I had hiding down to a science as I divvied out everyone’s respective roles. For instance, in the case of my parents, I instructed them about to whom they could and could not divulge my secret. It was okay to tell my Sunday School teacher, but not my friends’ parents. In my young mind, I knew, instinctively, that in order to avoid being called on to read in front of the other children, the teacher would need to know and be prepared beforehand. My parents would always end the encounter with “Alethia would not like this shared with anyone else.” I didn’t want my friend’s parents to know because I didn’t trust that they would keep my secret from their children.


With a lot of trial and error, I devised a plan to conduct myself in uncomfortable situations. The way I saw it, I had two choices. I could lie or I could stay quiet. My grandmother advised me to stay quiet. She would quote Abraham Lincoln: “It is better to remain silent and be thought a fool than to speak and remove all doubt”. I know this may seem harsh, but my grandmother was born in the 1920’s as an African-American woman in America, who struggled with reading herself. Her accumulation of 70 years of life in this country had led to her expressing this – her tried and true advice. It was given in love and has served me well through the years. But so has lying. For instance: “I’m so sorry I can’t read today. I forgot my reading glasses at home.” Or I’d excuse myself to go to the restroom, when it was getting close to my turn to read.


My siblings played their assigned roles, as well. Anything I was asked to do in front of others, that they knew I could not do, they automatically took over the task to save me from any embarrassment. My dyslexia became a secret we guarded at all costs.


Eventually, I had “Do not call on Alethia unless she volunteers participation” placed in my IEP as an accommodation. But over the years, I still had teachers who would try and test my resolve. For instance, my biology teacher insisted that I read out loud one day in class. When she called my name, I was startled because it was totally unexpected. I had been in class, for half a semester, by this point and she had never called on me before. She had read my IEP and I had discussed it with her at the beginning of the school year. All I could think was, “Why is she doing this?” I regained my composure and replied, “No, thank you.” She then said, “Alethia, you have such a beautiful voice; we would all like to hear it.”

 I replied for the second time, “No, thank you.” As my peers begin to whisper around me.


“Just read”, my teacher said, “Participation is 90% of your grade, right?”

By this time, I was annoyed. “I’m aware.” I replied.

“Alethia please see me after class” She would not let it go.

One of my good friends leaned in and said, “I don’t understand why didn’t you just read?”

“I didn’t feel like it.”

Then another boy sitting behind me said “You can read. Can’t you?”

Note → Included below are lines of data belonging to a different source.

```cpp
#ifdef KA_PROF
        if (pslot && lane == 0 && pslot[2] == 0) pslot[2] = __builtin_amdgcn_s_memtime();
#endif
        auto step = [&](const int t, auto st_tag, auto full_tag, auto par_tag, auto ev_tag, auto first_tag, auto lb_tag) {
                constexpr bool LASTB = decltype(lb_tag)::value;
                constexpr bool FIRST = decltype(first_tag)::value;
                constexpr bool ST = decltype(st_tag)::value;
                constexpr bool FULL = decltype(full_tag)::value;
                constexpr int P = decltype(par_tag)::value;
                constexpr bool EV = decltype(ev_tag)::value;
                const int v = t - lane;
#ifdef KA_PROF
                const long long tq0 = __builtin_amdgcn_s_memtime();
#endif

                float copen, cext, ctext;
                if (KIND == KA_PP) {
                        ring_wait(q[P]);
#ifdef KA_PROF
                        if (EV && ST && pslot && lane == 0) pslot[256 + 0] += __builtin_amdgcn_s_memtime() - tq0;
#endif
                        copen = q[P][5].w * m2; cext = q[P][6].x * m2; ctext = q[P][6].y * m2;
                } else {
                        copen = kc_open; cext = kc_ext; ctext = kc_text;
                }
                const float scA_cur = scA, scB_cur = scB;
                if (KIND != KA_PP) {
                        if (EV && (t & 63) == 0) {
                                resb = resn;
                                resn = ((ka_gbytec*)s2u)[REC(min(t + 65 + lane, ncols)) - 1];
                        } else {
                                resb = __builtin_amdgcn_update_dpp(resb, resb, 0x134, 0xf, 0xf, false);
                        }
                        res2 = __builtin_amdgcn_update_dpp(resb, res2, 0x138, 0xf, 0xf, false);
                        if (KIND == KA_SS) { scA = tss[res1A + res2]; if (Q == 2) scB = tss[res1B + res2]; }
                        else { scA = sp_tbl[(Q * lane) * KA_SP_STRIDE + res2]; if (Q == 2) scB = sp_tbl[(2 * lane + 1) * KA_SP_STRIDE + res2]; }
                }

                if (FIRST) {
                        if (!ST && t == 0) {
                                inia = inj_a; iniga = inj_ga; inigb = inj_gb;
// ... 44 lines not shown
                }
                float upa, upga, upgb;
                const float lra = (Q == 2) ? cBa : cAa, lrga = (Q == 2) ? cBga : cAga, lrgb = (Q == 2) ? cBgb : cAgb;
                if (FIRST) {
                        upa = wave_shr1_old(bta, lra); upga = wave_shr1_old(btga, lrga); upgb = wave_shr1_old(btgb, lrgb);
                } else {
                        const float nbta = wave_rol1(bta), nbtga = wave_rol1(btga), nbtgb = wave_rol1(btgb);
                        upa = wave_shr1_old(bta, lra); upga = wave_shr1_old(btga, lrga); upgb = wave_shr1_old(btgb, lrgb);
                        bta = nbta; btga = nbtga; btgb = nbtgb;
                }

                if constexpr (Q == 2) {
                        float2v acc;
                        acc.x = kmax3(dga, dgga + copen_prev, dggb + orpA);
                        acc.y = kmax3(cAa, cAga + copen_prev, cAgb + orpB);
                        if (KIND == KA_SS) {
                                acc.x += scA_cur;
                                acc.y += scB_cur;
                                if (NB) { const int jb = (dir == KA_FWD) ? (startb + v) : (endb - v); acc.x += bonA.template at<!ST>(jb); acc.y += bonB.template at<!ST>(jb); }
                        } else if (KIND == KA_SP) {
                                acc.x += scA_cur;
                                acc.y += scB_cur;
                                if (NB) { const int jb = (dir == KA_FWD) ? (startb + v) : (endb - v); acc.x += bonA.template at<!ST>(jb); acc.y += bonB.template at<!ST>(jb); }
                        } else {
                                float2v prod;
                                prod = ka_mul_bcast<(NRES - 1) & 3>(p1v[NRES - 1], q[P][(NRES - 1) >> 2]);
        #pragma unroll
                                for (int c = NRES - 1; c >= 1; --c) {
                                        float2v nprod;
                                        switch ((c - 1) & 3) {
                                        case 0: nprod = ka_mul_bcast<0>(p1v[c - 1], q[P][(c - 1) >> 2]); break;
                                        case 1: nprod = ka_mul_bcast<1>(p1v[c - 1], q[P][(c - 1) >> 2]); break;
                                        case 2: nprod = ka_mul_bcast<2>(p1v[c - 1], q[P][(c - 1) >> 2]); break;
                                        default: nprod = ka_mul_bcast<3>(p1v[c - 1], q[P][(c - 1) >> 2]); break;
                                        }
                                        acc = acc + prod;
                                        prod = nprod;
                                }
                                acc = acc + prod;
                                if (NB) { const int jb = (dir == KA_FWD) ? (startb + v) : (endb - v); acc.x += bonA.template at<!ST>(jb); acc.y += bonB.template at<!ST>(jb); }
                                {
                                __builtin_amdgcn_sched_barrier(0);
                                const int tn = t + 1;
#ifdef KA_PROF
                                const long long tq2 = __builtin_amdgcn_s_memtime();
#endif
// ... 124 lines not shown
                                } else if (rel_agent) {
                                        __builtin_amdgcn_fence(__ATOMIC_RELEASE, "agent");
                                        asm volatile("s_waitcnt vmcnt(0)" ::: "memory");
                                        if (lane == 0) __hip_atomic_store(prog + k, vL + 1, __ATOMIC_RELAXED, __HIP_MEMORY_SCOPE_AGENT);
                                } else {
                                        __builtin_amdgcn_fence(__ATOMIC_RELEASE, "workgroup");
                                        if (lane == 0) __hip_atomic_store(prog + k, vL + 1, __ATOMIC_RELAXED, __HIP_MEMORY_SCOPE_WORKGROUP);
                                }
                                }
                        }
                }
#ifdef KA_PROF
                if (EV && ST && pslot && lane == 0) pslot[256 + 7] += __builtin_amdgcn_s_memtime() - tfl0_outer;
#endif
#ifdef KA_PROF
                const long long tri0 = __builtin_amdgcn_s_memtime();
#endif
                if (KIND == KA_PP && EV && ((t + 1) & (KA_RING_BATCH - 1)) == 0) ring_issue(((t + 1) >> 5) + 1);
#ifdef KA_PROF
                if (EV && ST && pslot && lane == 0) pslot[256 + 6] += __builtin_amdgcn_s_memtime() - tri0;
#endif
        };

        auto run = [&](int& t, const int tend, auto st_tag, auto full_tag, auto first_tag, auto lb_tag) {
                constexpr bool FIRST = decltype(first_tag)::value;
                const int e4 = ncols + lastl;
                while (t < tend) {
                        const int e1 = t | 31;
                        const int e2 = (KIND == KA_PP && FIRST) ? 0x7fffffff : ((t + CBM) & ~CBM);
                        const int e3 = t + ((lastl - t) & PBM);
                        const int e5 = (t <= e4) ? e4 : 0x7fffffff;
                        const int ev = min(min(e1, e2), min(e3, e5));
                        const int fend = min(ev, tend);
                        if ((t & 1) && t < fend) {
                                step(t, st_tag, full_tag, std::integral_constant<int, 1>(), std::false_type(), first_tag, lb_tag);
                                ++t;
                        }
                        for (; t + 1 < fend; t += 2) {
                                step(t, st_tag, full_tag, std::integral_constant<int, 0>(), std::false_type(), first_tag, lb_tag);
                                step(t + 1, st_tag, full_tag, std::integral_constant<int, 1>(), std::false_type(), first_tag, lb_tag);
                        }
                        if (t < fend) {
                                step(t, st_tag, full_tag, std::integral_constant<int, 0>(), std::false_type(), first_tag, lb_tag);
                                ++t;
                        }
                        if (t < tend && t == ev) {
                                if (t & 1) step(t, st_tag, full_tag, std::integral_constant<int, 1>(), std::true_type(), first_tag, lb_tag);
                                else step(t, st_tag, full_tag, std::integral_constant<int, 0>(), std::true_type(), first_tag, lb_tag);
                                ++t;
                        }
                }
        };
        auto run_steady = [&](int& t, const int tend, auto full_tag, auto first_tag, auto lb_tag) {
                constexpr bool FIRST = decltype(first_tag)::value;
                while (t < tend) {
                        const int e1 = t | 31;
                        const int e2 = (KIND == KA_PP && FIRST) ? 0x7fffffff : ((t + CBM) & ~CBM);
                        const int e3 = t + ((lastl - t) & PBM);
                        const int ev = min(e1, min(e2, e3));
                        const int fend = min(ev, tend);
                        if ((t & 1) && t < fend) {
                                step(t, std::true_type(), full_tag, std::integral_constant<int, 1>(), std::false_type(), first_tag, lb_tag);
                                ++t;
                        }
#ifdef KA_PROF
                        const long long tpair0 = __builtin_amdgcn_s_memtime();
                        const int t_in = t;
#endif
                        for (; t + 1 < fend; t += 2) {
                                step(t, std::true_type(), full_tag, std::integral_constant<int, 0>(), std::false_type(), first_tag, lb_tag);
                                step(t + 1, std::true_type(), full_tag, std::integral_constant<int, 1>(), std::false_type(), first_tag, lb_tag);
                        }
#ifdef KA_PROF
                        if (pslot && lane == 0) { pslot[6] += __builtin_amdgcn_s_memtime() - tpair0; pslot[7] += t - t_in; }
#endif
                        if (t < fend) {
                                step(t, std::true_type(), full_tag, std::integral_constant<int, 0>(), std::false_type(), first_tag, lb_tag);
                                ++t;
                        }
#ifdef KA_PROF
                        const long long tev0 = __builtin_amdgcn_s_memtime();
                        const int ev_in = t;
#endif
                        if (t < tend && t == ev) {
                                if (t & 1) step(t, std::true_type(), full_tag, std::integral_constant<int, 1>(), std::true_type(), first_tag, lb_tag);
                                else step(t, std::true_type(), full_tag, std::integral_constant<int, 0>(), std::true_type(), first_tag, lb_tag);
                                ++t;
                        }
#ifdef KA_PROF
                        if (pslot && lane == 0) { pslot[256 + 2] += __builtin_amdgcn_s_memtime() - tev0; pslot[256 + 3] += t - ev_in; }
#endif
                }
        };

        const int nsteps = ncols + nl;
        const int t_steady0 = min(nl, nsteps);
        const int t_steady1 = ncols;
        auto phases = [&](auto full_tag, auto first_tag, auto lb_tag) {
                int t = 0;
                run(t, t_steady0, std::false_type(), full_tag, first_tag, lb_tag);
                run_steady(t, t_steady1, full_tag, first_tag, lb_tag);
                run(t, nsteps, std::false_type(), full_tag, first_tag, lb_tag);
        };
        auto go = [&](auto full_tag, auto first_tag) {
                constexpr bool FULL = decltype(full_tag)::value;
                if constexpr (FULL || Q == 1) phases(full_tag, first_tag, std::integral_constant<bool, Q == 2>());
                else { if (last_is_b) phases(full_tag, first_tag, std::true_type()); else phases(full_tag, first_tag, std::false_type()); }
        };
        if (nr == SROWS) {
                if (first) go(std::true_type(), std::true_type());
                else go(std::true_type(), std::false_type());
        } else {
                if (first) go(std::false_type(), std::true_type());
                else go(std::false_type(), std::false_type());
        }
#undef REC
#undef IDX
}

template <int KIND, int NRES, int SLOT, int NB>
__device__ __forceinline__ void ka_packed(const TaskShared& S, const KaSub* qc, const int2* pack, const int nslots,
                                          const int job, const int lane, const float* tss, char* wlds,
                                          const int nreg = 1, const int reg_stride = 0)
{
        constexpr int SPW = 64 / SLOT;
        const int slot = job * SPW + lane / SLOT;
        const int ls = lane % SLOT;
        const bool live = slot < nslots;
        const int2 d = pack[live ? slot : 0];
        const KaSub* sp = qc + d.x;
        const int dir = d.y;
        const int starta = sp->starta, enda = sp->enda, startb = sp->startb, endb = sp->endb;
        const int ncols = endb - startb;
        const int mid = ((enda - starta) / 2) + starta;
        const int r0 = (dir == KA_FWD) ? starta : mid;
        const int r1 = (dir == KA_FWD) ? mid : enda;
        const int nrows = r1 - r0;
// ... 202 lines not shown
```

kalign_amd/csrc/ka_plan.h:

```cpp
#pragma once
#define KA_INTERNAL __attribute__((visibility("hidden")))

#include <algorithm>
#include <cstdlib>
#include <string>
#include <vector>

#include "ka_device.h"

KA_INTERNAL int fail(const std::string& m);

struct KaEnv {
        bool trace = false, no_chain = false, no_queue = false, no_half = false, no_lean = false, chain_g1 = false, no_crit = false;
        bool no_staging = false, no_wdfs = false, no_ls0 = false, no_inc = false, no_ldfs = false, refine_serial = false;
        int chain_tasks = 0;
        int max_cluster = 0;
        int crit_greedy = 1;
        int crit_top = 0;
        int prof_task = -1;
        int q1 = -1;
        int lean4 = 1;
        int mw = 1;
        int merge = 15;
        int per = 0;
        int ho = -1;
        int hw = 1;
        int hw_prio = 3;
        int subtree = 1;
        int overlap = 1;
        int overlap_help = 1;
        int reuse = 1;
        int qw = 4, lw = 4, pw = 2;
        bool launch_ev = false;
        bool upgma_launches = false;
        bool qorder = true;
        bool plan_verbose = false;
};
static inline int env_int(const char* name, int dflt) { const char* e = getenv(name); return e ? atoi(e) : dflt; }
static inline void read_env(KaEnv& v)
{
        v = KaEnv();
        v.trace = getenv("KA_TRACE") != nullptr; v.no_chain = getenv("KA_NO_CHAIN") != nullptr; v.no_queue = getenv("KA_NO_QUEUE") != nullptr;
        v.no_half = getenv("KA_NO_HALF") != nullptr; v.no_lean = getenv("KA_NO_LEAN") != nullptr; v.chain_g1 = getenv("KA_CHAIN_G1") != nullptr;
        v.no_crit = getenv("KA_NO_CRIT") != nullptr; v.no_staging = getenv("KA_NO_STAGING") != nullptr;
        v.no_wdfs = getenv("KA_NO_WDFS") != nullptr; v.no_ls0 = getenv("KA_NO_LS0") != nullptr; v.no_inc = getenv("KA_NO_INC") != nullptr; v.no_ldfs = getenv("KA_NO_LDFS") != nullptr; v.refine_serial = getenv("KA_REFINE_SERIAL") != nullptr;
        v.chain_tasks = env_int("KA_CHAIN_TASKS", 0); v.max_cluster = env_int("KA_MAX_CLUSTER", 0); v.crit_top = env_int("KA_CRIT_TOP", 0); v.crit_greedy = env_int("KA_CRIT_GREEDY", 1);
        v.prof_task = env_int("KA_PROF_TASK", -1); v.q1 = env_int("KA_Q1", -1); v.lean4 = env_int("KA_LEAN4", 1);
        v.launch_ev = getenv("KA_LAUNCH_EV") != nullptr;
        v.subtree = env_int("KA_SUBTREE", 1);
        v.reuse = env_int("KA_REUSE", 1);
        v.overlap_help = env_int("KA_OVERLAP_HELP", 1);
        v.overlap = env_int("KA_OVERLAP", 1);
        v.qw = env_int("KA_QW", 4); v.lw = env_int("KA_LW", 4); v.pw = env_int("KA_PW", 2);
        for (int* w : { &v.qw, &v.lw, &v.pw }) if (*w != 1 && *w != 2) *w = 4;
        v.mw = env_int("KA_MW", 1);
        v.merge = env_int("KA_MERGE", 15);
        v.ho = env_int("KA_HO", -1);
        v.per = env_int("KA_PER", 0);
        v.hw = env_int("KA_HW", 1);
        v.hw_prio = std::max(0, std::min(3, env_int("KA_HW_PRIO", 3)));
        v.upgma_launches = getenv("KA_UPGMA_LAUNCHES") != nullptr;
        v.qorder = env_int("KA_QORDER", 1) != 0;
        v.plan_verbose = getenv("KA_PLAN_VERBOSE") != nullptr;
}
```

“Of course I can read.” I said, “I just don’t feel like it.”

After the class ended I slowly walked up to the front of the classroom where my teacher was sitting grading papers at her desk, as she looked up to address me.

“Alethia, as I mentioned before, participation is 90% of your grade. And you will not be able to pass my class without participating. You have a beautiful voice and I would like to hear it.”

I told her, “I don’t mind participating. I just don’t feel comfortable reading aloud.”

She replied, “Part of your participation grade is reading aloud.” She was forcing my hand and I did not have anyone to support me, at that moment. So I became my own advocate. “

“Miss Brown,” I replied. “I have an IEP that says I do not have to read aloud. And if you keep insisting that I read aloud, I will have to tell my parents. “ She looked at me with an expression of betrayal.


“I’m sorry, Miss Brown,” I blurted. “I have to go. I don’t want to miss my next class.” Then, I left. And from that day she never asked me to read again.

As I grew older and learned to master my environment. I was able to be more myself. I let my personality flourish and became the social butterfly I always was. The key to my transformation was freedom in the knowledge that no one could make me do anything I didn’t want to do, including reading out loud. I also found that the more I appeared “normal,” no one questioned my abilities. So I began to study and emulate other successful people in my circle, as an observational learning tool. I would take all of the best qualities I admired in a person and ask myself why I was drawn to this style, belief, or personality. 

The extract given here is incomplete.